Inklusion ist ein grundlegender Aspekt. Demokratiebildung muss für alle Menschen zugänglich sein, unabhängig von ihrer Herkunft oder ihrem sozialen Status. Programme sollten darauf abzielen, die Vielfalt der Erfahrungen und Perspektiven aller Facetten der Gesellschaft zu berücksichtigen und sicherstellen, dass alle Stimmen gehört werden. Dies erfordert eine kritische Auseinandersetzung mit Diskriminierung und Vorurteilen sowie die Förderung eines respektvollen und offenen Dialogs. 

Menschen müssen die Möglichkeit haben, aktiv an politischen und gesellschaftlichen Prozessen teilzunehmen. Demokratiebildung sollte daher nicht nur theoretische Kenntnisse vermitteln, sondern auch praktische Erfahrungen ermöglichen, beispielsweise durch die Teilnahme an Entscheidungsprozessen, Bürgerforen oder Workshops. Solche Erfahrungen fördern das Gefühl der Zugehörigkeit und die Bereitschaft, sich einzubringen. 

Die Sensibilisierung für strukturelle Ungleichheiten ist dafür eine wichtige Voraussetzung. Bildungsangebote müssen die spezifischen Herausforderungen der Migrationsgesellschaft sichtbar machen und Wege aufzeigen, wie diese Barrieren überwunden werden können. Eine kritische Reflexion über gesellschaftliche Machtverhältnisse und Privilegien trägt dazu bei, ein Bewusstsein für die Notwendigkeit von Gerechtigkeit und Chancengleichheit zu schaffen. 

Schließlich ist die Kooperation zwischen Bildungseinrichtungen, politischen Akteuren und der Zivilgesellschaft von großer Bedeutung.
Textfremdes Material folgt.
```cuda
template <int TA, int TB>
__device__ __forceinline__ void wgmma_m64n128_ss(float (&d)[64], uint64_t da, uint64_t db, uint32_t accumulate) {
  asm volatile(
      "{\n\t.reg .pred p;\n\t"
      "setp.ne.b32 p, %66, 0;\n\t"
      "wgmma.mma_async.sync.aligned.m64n128k16.f32.bf16.bf16 "
      "{%0, %1, %2, %3, %4, %5, %6, %7, %8, %9, %10, %11, %12, %13, %14, %15, %16, %17, %18, %19, %20, %21, %22, %23, %24, %25, %26, %27, %28, %29, %30, %31, %32, %33, %34, %35, %36, %37, %38, %39, %40, %41, %42, %43, %44, %45, %46, %47, %48, %49, %50, %51, %52, %53, %54, %55, %56, %57, %58, %59, %60, %61, %62, %63}, "
      "%64, %65, p, 1, 1, %67, %68;\n\t}"
      : "+f"(d[0]), "+f"(d[1]), "+f"(d[2]), "+f"(d[3]), "+f"(d[4]), "+f"(d[5]), "+f"(d[6]), "+f"(d[7]), "+f"(d[8]), "+f"(d[9]), "+f"(d[10]), "+f"(d[11]), "+f"(d[12]), "+f"(d[13]), "+f"(d[14]), "+f"(d[15]), "+f"(d[16]), "+f"(d[17]), "+f"(d[18]), "+f"(d[19]), "+f"(d[20]), "+f"(d[21]), "+f"(d[22]), "+f"(d[23]), "+f"(d[24]), "+f"(d[25]), "+f"(d[26]), "+f"(d[27]), "+f"(d[28]), "+f"(d[29]), "+f"(d[30]), "+f"(d[31]), "+f"(d[32]), "+f"(d[33]), "+f"(d[34]), "+f"(d[35]), "+f"(d[36]), "+f"(d[37]), "+f"(d[38]), "+f"(d[39]), "+f"(d[40]), "+f"(d[41]), "+f"(d[42]), "+f"(d[43]), "+f"(d[44]), "+f"(d[45]), "+f"(d[46]), "+f"(d[47]), "+f"(d[48]), "+f"(d[49]), "+f"(d[50]), "+f"(d[51]), "+f"(d[52]), "+f"(d[53]), "+f"(d[54]), "+f"(d[55]), "+f"(d[56]), "+f"(d[57]), "+f"(d[58]), "+f"(d[59]), "+f"(d[60]), "+f"(d[61]), "+f"(d[62]), "+f"(d[63])
      : "l"(da), "l"(db), "r"(accumulate), "n"(TA), "n"(TB));
}
template <int TA, int TB>
__device__ __forceinline__ void wgmma_m64n64_ss(float (&d)[32], uint64_t da, uint64_t db, uint32_t accumulate) {
  asm volatile(
      "{\n\t.reg .pred p;\n\t"
      "setp.ne.b32 p, %34, 0;\n\t"
      "wgmma.mma_async.sync.aligned.m64n64k16.f32.bf16.bf16 "
      "{%0, %1, %2, %3, %4, %5, %6, %7, %8, %9, %10, %11, %12, %13, %14, %15, %16, %17, %18, %19, %20, %21, %22, %23, %24, %25, %26, %27, %28, %29, %30, %31}, "
      "%32, %33, p, 1, 1, %35, %36;\n\t}"
      : "+f"(d[0]), "+f"(d[1]), "+f"(d[2]), "+f"(d[3]), "+f"(d[4]), "+f"(d[5]), "+f"(d[6]), "+f"(d[7]), "+f"(d[8]), "+f"(d[9]), "+f"(d[10]), "+f"(d[11]), "+f"(d[12]), "+f"(d[13]), "+f"(d[14]), "+f"(d[15]), "+f"(d[16]), "+f"(d[17]), "+f"(d[18]), "+f"(d[19]), "+f"(d[20]), "+f"(d[21]), "+f"(d[22]), "+f"(d[23]), "+f"(d[24]), "+f"(d[25]), "+f"(d[26]), "+f"(d[27]), "+f"(d[28]), "+f"(d[29]), "+f"(d[30]), "+f"(d[31])
      : "l"(da), "l"(db), "r"(accumulate), "n"(TA), "n"(TB));
}
template <int TB>
__device__ __forceinline__ void wgmma_m64n64_rs(float (&d)[32], const uint32_t (&a)[4], uint64_t db, uint32_t accumulate) {
  asm volatile(
      "{\n\t.reg .pred p;\n\t"
      "setp.ne.b32 p, %37, 0;\n\t"
      "wgmma.mma_async.sync.aligned.m64n64k16.f32.bf16.bf16 "
      "{%0, %1, %2, %3, %4, %5, %6, %7, %8, %9, %10, %11, %12, %13, %14, %15, %16, %17, %18, %19, %20, %21, %22, %23, %24, %25, %26, %27, %28, %29, %30, %31}, "
      "{%32, %33, %34, %35}, %36, p, 1, 1, %38;\n\t}"
      : "+f"(d[0]), "+f"(d[1]), "+f"(d[2]), "+f"(d[3]), "+f"(d[4]), "+f"(d[5]), "+f"(d[6]), "+f"(d[7]), "+f"(d[8]), "+f"(d[9]), "+f"(d[10]), "+f"(d[11]), "+f"(d[12]), "+f"(d[13]), "+f"(d[14]), "+f"(d[15]), "+f"(d[16]), "+f"(d[17]), "+f"(d[18]), "+f"(d[19]), "+f"(d[20]), "+f"(d[21]), "+f"(d[22]), "+f"(d[23]), "+f"(d[24]), "+f"(d[25]), "+f"(d[26]), "+f"(d[27]), "+f"(d[28]), "+f"(d[29]), "+f"(d[30]), "+f"(d[31])
      : "r"(a[0]), "r"(a[1]), "r"(a[2]), "r"(a[3]), "l"(db), "r"(accumulate), "n"(TB));
}

__device__ __forceinline__ uint64_t wgmma_desc_sw128(uint32_t smem_addr, uint32_t lbo_bytes, uint32_t sbo_bytes) {
  uint64_t d = 0;
  d |= (uint64_t)((smem_addr >> 4) & 0x3FFF);
  d |= (uint64_t)((lbo_bytes >> 4) & 0x3FFF) << 16;
  d |= (uint64_t)((sbo_bytes >> 4) & 0x3FFF) << 32;
  d |= (uint64_t)1 << 62;
  return d;
}

}
```

transfusion_pytorch_b200/engine.py:

```python
from __future__ import annotations

import math
import os
import ctypes
from dataclasses import dataclass

import numpy as np
import torch
from torch import Tensor

from . import _lib
from ._pinned import POOL
from .modality_processing import RaggedBatch

BF16, F32, I32, I64 = torch.bfloat16, torch.float32, torch.int32, torch.int64


def _round_up(x: int, m: int) -> int:
    return (x + m - 1) // m * m


_EMPTY_I32 = np.zeros(0, dtype = np.int32)


def posemb_tables(params, lens, device):
    out = []
    for (w0, b0, w2, b2), L in zip(params, lens):
        seq = torch.arange(int(L), device = device, dtype = F32)[:, None]
        pre = seq * w0.reshape(1, -1) + b0
        act = pre * torch.sigmoid(pre)
        out.append((seq, pre, act, act @ w2.t() + b2))
    return out


def posemb_add(rows: Tensor, tables, coords):
    for (_, _, _, e), c in zip(tables, coords):
        rows += e.index_select(0, c)


def posemb_backward(d_rows: Tensor, tables, coords, params, grads):
    for (seq, pre, act, e), c, (w0, b0, w2, b2), (gw0, gb0, gw2, gb2) in zip(tables, coords, params, grads):
        d_e = torch.zeros_like(e).index_add_(0, c, d_rows)
        gw2 += d_e.t() @ act
        gb2 += d_e.sum(0)
        sig = torch.sigmoid(pre)
        d_pre = (d_e @ w2) * (sig * (1. + pre * (1. - sig)))
        gw0 += (d_pre * seq).sum(0)[:, None]
        gb0 += d_pre.sum(0)


class KVCache:

    def __init__(self, engine, n_slabs: int, cap: int):
        self.n_slabs, self.cap, self.rows = int(n_slabs), int(cap), int(n_slabs) * int(cap)
        nbytes = 2 * engine.depth * self.rows * engine.HI * 2
        assert nbytes < 96 << 30, f'kv cache of {nbytes / 2**30:.1f} GiB requested ({n_slabs} slabs x {cap} rows): lower max_length / batch the prompts'
        self.k = torch.zeros(engine.depth, self.rows, engine.HI, device = engine.device, dtype = BF16)
        self.v = torch.zeros(engine.depth, self.rows, engine.HI, device = engine.device, dtype = BF16)
        self.vl = torch.zeros_like(self.v) if engine.laser else None

    def slab_start(self, s):
        return np.asarray(s, dtype = np.int64) * self.cap
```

Der Austausch von Wissen und Ressourcen kann dazu beitragen, effektive Demokratiebildungsprojekte zu entwickeln. 

Insgesamt erfordert die erfolgreiche Demokratiebildung in der Migrationsgesellschaft ein ganzheitliches Konzept, das Inklusion, Partizipation, Sensibilisierung und Kooperation miteinander verbindet, um eine gerechte und demokratische Zukunft für alle zu fördern.